За несколько недель до загадочной отставки Александра Иосифовича с ним приключился презабавнейший, как он сам его называл, эпизод, о котором, конечно, стало быстро известно. Все знали о его особенных интересах к дому умалишенных женщин. Он уже состоял в попечительском совете этого лечебного заведения, постоянно интересовался его нуждами и, по мере своих возможностей, старался быть полезным. Любимою его заботой стало привозить и раздавать больным какие-нибудь подарки. Например, белье, чулки, платки, чашки и миски с эмалевыми рисунками, яблоки и другую мелочь. Все это приобреталось на пожертвования, собранные людьми из попечительского совета или Катариной, которую он тоже приобщил к этому благородному занятию.
Посещал больницу Александр Иосифович раз или два в месяц. Первое время он бывал в палатах в сопровождении санитара. Но потом и он привык к больным, и больные привыкли к нему, и Александр Иосифович стал ходить по палатам без провожатого. Одаривая несчастных какими-то безделицами, он с ними шутил, насколько это было доступно для душевнобольных, говорил всякие бодрые слова, традиционные пожелания скорейшего выздоровления и т. д. Больные в большинстве своем полюбили Александра Иосифовича и очень радовались его посещениям. В одной из палат он стал задерживаться дольше, чем в других. Бывало, санитары, обеспокоенные, что он так долго не выходит, заглядывали в эту палату и всегда находили Александра Иосифовича мирно беседовавшим с довольно красивою еще полькой лет тридцати. И не было случая, чтобы он не навестил этой палаты.

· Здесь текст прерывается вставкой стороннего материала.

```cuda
template <class Body> inline void launch(const Body& body, u64 n, stream_t s) {
  if (n == 0)
    return;
  u64 blocks = (n + Body::kBlock - 1) / Body::kBlock;
  B200_REQUIRE(blocks < (1ull << 31), "grid too large");
  k_run<Body><<<(unsigned)blocks, Body::kBlock, 0, s>>>(body, n);
  B200_CUDA(cudaGetLastError());
  ++LaunchCounter::value();
}
template <class Body> __global__ void __launch_bounds__(Body::kBlock) k_block(Body body) {
  extern __shared__ __align__(16) unsigned char smem[];
  body.run(blockIdx.x, smem);
}
template <class Body>
inline void launch_blocks(const Body& body, u64 blocks, size_t smem_bytes, stream_t s) {
  if (blocks == 0)
    return;
  B200_REQUIRE(blocks < (1ull << 31), "grid too large");
  static thread_local size_t raised = 48 * 1024;
  if (smem_bytes > raised) {
    B200_CUDA(cudaFuncSetAttribute(k_block<Body>, cudaFuncAttributeMaxDynamicSharedMemorySize,
                                   (int)smem_bytes));
    raised = smem_bytes;
  }
  k_block<Body><<<(unsigned)blocks, Body::kBlock, smem_bytes, s>>>(body);
  B200_CUDA(cudaGetLastError());
  ++LaunchCounter::value();
}
inline void* dev_alloc(size_t bytes, stream_t s) {
  void* p = nullptr;
  B200_CUDA(cudaMallocAsync(&p, bytes ? bytes : 16, s));
  return p;
}
inline void dev_free(void* p, stream_t s) {
  if (p)
    B200_CUDA(cudaFreeAsync(p, s));
}
inline void dev_zero(void* p, size_t bytes, stream_t s) { B200_CUDA(cudaMemsetAsync(p, 0, bytes, s)); }
inline void copy_h2d(void* d, const void* h, size_t bytes, stream_t s) {
  if (bytes)
    B200_CUDA(cudaMemcpyAsync(d, h, bytes, cudaMemcpyHostToDevice, s));
}
inline void copy_d2h(void* h, const void* d, size_t bytes, stream_t s) {
  if (bytes)
    B200_CUDA(cudaMemcpyAsync(h, d, bytes, cudaMemcpyDeviceToHost, s));
}
inline void copy_d2d(void* d, const void* s_, size_t bytes, stream_t s) {
  if (bytes)
    B200_CUDA(cudaMemcpyAsync(d, s_, bytes, cudaMemcpyDeviceToDevice, s));
}
inline void stream_sync(stream_t s) { B200_CUDA(cudaStreamSynchronize(s)); }
inline void stream_follow(stream_t later, stream_t earlier) {
  static thread_local cudaEvent_t ring[64];
  static thread_local unsigned next = 0;
  cudaEvent_t& e = ring[next++ % 64];
  if (!e)
    B200_CUDA(cudaEventCreateWithFlags(&e, cudaEventDisableTiming));
  B200_CUDA(cudaEventRecord(e, earlier));
  B200_CUDA(cudaStreamWaitEvent(later, e, 0));
}

inline stream_t aux_stream() {
  static thread_local cudaStream_t s = nullptr;
  if (!s)
    B200_CUDA(cudaStreamCreateWithFlags(&s, cudaStreamNonBlocking));
  return s;
}

struct StagingRing {
  static constexpr size_t kSlotBytes = 65536, kSlots = 128;
  unsigned char* base = nullptr;
  cudaEvent_t done[kSlots];
  size_t next = 0;
  static StagingRing& get() {
    static thread_local StagingRing r;
    return r;
  }
  void* stage(stream_t s, const void* host, size_t bytes) {
    void* d = dev_alloc(bytes, s);
    if (bytes > kSlotBytes) {
      copy_h2d(d, host, bytes, s);
      stream_sync(s);
      return d;
    }
    if (!base) {
      B200_CUDA(cudaHostAlloc((void**)&base, kSlotBytes * kSlots, cudaHostAllocDefault));
      for (auto& e : done) {
        B200_CUDA(cudaEventCreateWithFlags(&e, cudaEventDisableTiming));
      }
    }
    size_t slot = next++ % kSlots;
    B200_CUDA(cudaEventSynchronize(done[slot]));
    std::memcpy(base + slot * kSlotBytes, host, bytes);
    B200_CUDA(cudaMemcpyAsync(d, base + slot * kSlotBytes, bytes, cudaMemcpyHostToDevice, s));
    B200_CUDA(cudaEventRecord(done[slot], s));
    return d;
  }
};
inline void* stage_to_device(stream_t s, const void* host, size_t bytes) {
  return StagingRing::get().stage(s, host, bytes);
}

struct KernelTimer {
  bool enabled = false;
  std::vector<std::pair<cudaEvent_t, cudaEvent_t>> spans;
  static KernelTimer& get() {
    static thread_local KernelTimer t;
    return t;
  }
  void begin(stream_t s) {
    if (!enabled)
      return;
    cudaEvent_t a, b;
    B200_CUDA(cudaEventCreate(&a));
    B200_CUDA(cudaEventCreate(&b));
    B200_CUDA(cudaEventRecord(a, s));
    spans.emplace_back(a, b);
  }
  void end(stream_t s) {
    if (!enabled)
      return;
    B200_CUDA(cudaEventRecord(spans.back().second, s));
  }
  void read(float* total_ms, unsigned* count) {
    float tot = 0;
    for (auto& sp : spans) {
      float ms = 0;
      B200_CUDA(cudaEventSynchronize(sp.second));
      B200_CUDA(cudaEventElapsedTime(&ms, sp.first, sp.second));
      tot += ms;
      B200_CUDA(cudaEventDestroy(sp.first));
      B200_CUDA(cudaEventDestroy(sp.second));
    }
    *total_ms = tot;
    *count = (unsigned)spans.size();
    spans.clear();
  }
};
template <class T> B200_HD T atomic_add(T* p, T v) {
#ifdef __CUDA_ARCH__
  return atomicAdd(p, v);
#else
  T old = *p;
  *p = old + v;
  return old;
#endif
}
#define B200_ATOMIC_ADD(ptr, v) ::b200::atomic_add((ptr), (v))
#else
typedef int stream_t;
struct LaunchCounter {
  static unsigned long long& value() {
    static unsigned long long v = 0;
    return v;
  }
};
template <class Body> inline void launch(const Body& body, u64 n, stream_t) {
  for (u64 t = 0; t < n; ++t)
    body(t);
  ++LaunchCounter::value();
}
inline void* dev_alloc(size_t bytes, stream_t) { return std::malloc(bytes ? bytes : 16); }
inline void dev_free(void* p, stream_t) { std::free(p); }
inline void dev_zero(void* p, size_t bytes, stream_t) { std::memset(p, 0, bytes); }
inline void copy_h2d(void* d, const void* h, size_t bytes, stream_t) { std::memcpy(d, h, bytes); }
inline void copy_d2h(void* h, const void* d, size_t bytes, stream_t) { std::memcpy(h, d, bytes); }
inline void copy_d2d(void* d, const void* s_, size_t bytes, stream_t) { std::memcpy(d, s_, bytes); }
inline void stream_sync(stream_t) {}
inline void stream_follow(stream_t, stream_t) {}
inline stream_t aux_stream() { return 0; }
inline void* stage_to_device(stream_t s, const void* host, size_t bytes) {
  void* d = dev_alloc(bytes, s);
  std::memcpy(d, host, bytes);
  return d;
}
struct KernelTimer {
  static KernelTimer& get() {
    static KernelTimer t;
    return t;
  }
  void begin(stream_t) {}
  void end(stream_t) {}
};
template <class T> inline T emul_atomic_add(T* p, T v) {
  T old = *p;
  *p = old + v;
  return old;
}
#define B200_ATOMIC_ADD(ptr, v) ::b200::emul_atomic_add((ptr), (v))
#endif

}
```

Before: 351.5 million.

## Shrink bin-sort block and smem, size scatter tiles by live bins, warp-parallel inversion

BinSortBody moves to 512-thread blocks with a min-blocks launch bound and keeps each thread's entries in registers, not a second shared-memory buffer. That halves its shared-memory footprint so two blocks can share an SM. CoarseScatterBody now sizes its tile from the runtime bin count instead of the worst-case micro-bin count, giving more staging space per block, though blocks past the end just exit. NormalizeMid's single-thread field inversion becomes a warp-cooperative lane10 exponentiation.

```diff
diff --git a/blitzar_b200/csrc/msm.cuh b/blitzar_b200/csrc/msm.cuh
--- a/blitzar_b200/csrc/msm.cuh
+++ b/blitzar_b200/csrc/msm.cuh
@@ -366,21 +366,25 @@
   const u64* col_start;
   u32 ncols, c, nbuckets;
   u64 total_terms;
-  u32 tile, shift, nmicro;
+  u32 smem_words, max_windows, shift;
   const u32* bin_of;
   const u32* nbins_ptr;
   u32* bin_cursor;
   u64* tmp;
+  B200_HD u32 tile(u32 nbins) const { return (smem_words - nbins) / max_windows; }
   __device__ void run(u32 b, unsigned char* smem) const {
     __shared__ u32 ws[32];
+    const u32 nbins = *nbins_ptr;
+    const u64 lo = (u64)b * tile(nbins);
+    if (lo >= total_terms)
+      return;
+    const u64 hi = lo + tile(nbins) < total_terms ? lo + tile(nbins) : total_terms;
     u32* h = (u32*)smem;
-    u32* delta = h + nmicro;
-    u64* stage = (u64*)(delta + nmicro + (nmicro & 1u));
-    const u32 nbins = *nbins_ptr;
+    u32* delta = h + nbins;
+    u64* stage = (u64*)(delta + nbins);
     for (u32 k = threadIdx.x; k < nbins; k += kBlock)
       h[k] = 0;
     __syncthreads();
-    const u64 lo = (u64)b * tile, hi = lo + tile < total_terms ? lo + tile : total_terms;
     const u32 sh = shift;
     const u32* map = bin_of;
     for (u64 t = lo + threadIdx.x; t < hi; t += kBlock)
@@ -415,8 +419,9 @@
 };
 
 struct BinSortBody {
-  static constexpr int kBlock = 1024;
-  static constexpr size_t kSmem = 2 * kBinCap * sizeof(u64) + kBinSpan * sizeof(u32);
+  static constexpr int kBlock = 512, kMinBlocks = 2;
+  static constexpr u32 kPer = kBinCap / kBlock;
+  static constexpr size_t kSmem = kBinCap * sizeof(u64) + kBinSpan * sizeof(u32);
   const u64* tmp;
   const u32* bin_start;
   const u32* bin_micro;
@@ -429,23 +434,31 @@
     __shared__ u32 ws[32];
     if (b >= *nbins_ptr)
       return;
-    u64* ent = (u64*)smem;
-    u32* h = (u32*)(smem + 2 * kBinCap * sizeof(u64));
+    u64* sorted = (u64*)smem;
+    u32* h = (u32*)(smem + kBinCap * sizeof(u64));
     const u32 lo = bin_start[b], size = bin_start[b + 1] - lo;
     const u64 klo = (u64)bin_micro[b] << shift, khi_m = (u64)bin_micro[b + 1] << shift;
     const u32 span = (u32)((khi_m < nkeys ? khi_m : nkeys) - klo);
     const bool local = size <= kBinCap;
+    u64 e[kPer];
+    const auto load = [&](u32 base) {
+#pragma unroll
+      for (u32 j = 0; j < kPer; ++j)
+        if (base + threadIdx.x + j * kBlock < size)
+          e[j] = tmp[(u64)lo + base + threadIdx.x + j * kBlock];
+    };
+    if (local)
+      load(0);
     for (u32 k = threadIdx.x; k < span; k += kBlock)
       h[k] = 0;
-    if (local) {
-#pragma unroll 4
-      for (u32 i = threadIdx.x; i < size; i += kBlock)
-        ent[i] = tmp[(u64)lo + i];
-    }
     __syncthreads();
-    for (u32 i = threadIdx.x; i < size; i += kBlock) {
-      const u64 e = local ? ent[i] : tmp[(u64)lo + i];
-      atomicAdd(&h[entry_key(e) - (u32)klo], 1u);
+    for (u32 base = 0; base < size; base += kBinCap) {
+      if (!local)
+        load(base);
+#pragma unroll
+      for (u32 j = 0; j < kPer; ++j)
+        if (base + threadIdx.x + j * kBlock < size)
+          atomicAdd(&h[entry_key(e[j]) - (u32)klo], 1u);
     }
     __syncthreads();
     const u32 per = (span + kBlock - 1) / kBlock, k0 = min(threadIdx.x * per, span),
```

Зашел он туда, разумеется, и в последний свой визит в больницу. Но на этот раз он недолго там задержался. Через несколько минут, после того, как за ним закрылась дверь, из палаты раздался страшный грохот и крики о помощи. Вбежавшие тотчас в палату врач и два дюжих санитара увидели Александра Иосифовича сидящим на полу с разбитым в кровь лицом. Рядом с ним валялся стул. Одною рукой он зажимал рану на лице, а другою показывал на польку, которая между тем спокойно сидела на кровати и с величайшею ненавистью и презрением смотрела на Александра Иосифовича, распластавшегося у ее ног. Санитары бросились было к ней, чтобы прикрутить ее к койке, но Александр Иосифович, овладевший уже собою, стал решительно апеллировать к доктору против таких жестоких мер по отношению к несчастной, все преступление которой состояло в том, что она была нездорова умом. Александру Иосифовичу сразу подали медицинскую помощь. И хотя он был очень бледен и говорил, что у него просто-таки подкашиваются ноги от пережитого, он, тем не менее, просил главного врача быть с этою больной заботливее, мягче и вообще уделить ей особенное внимание. Врач обещал взять ее под самое пристальное наблюдение.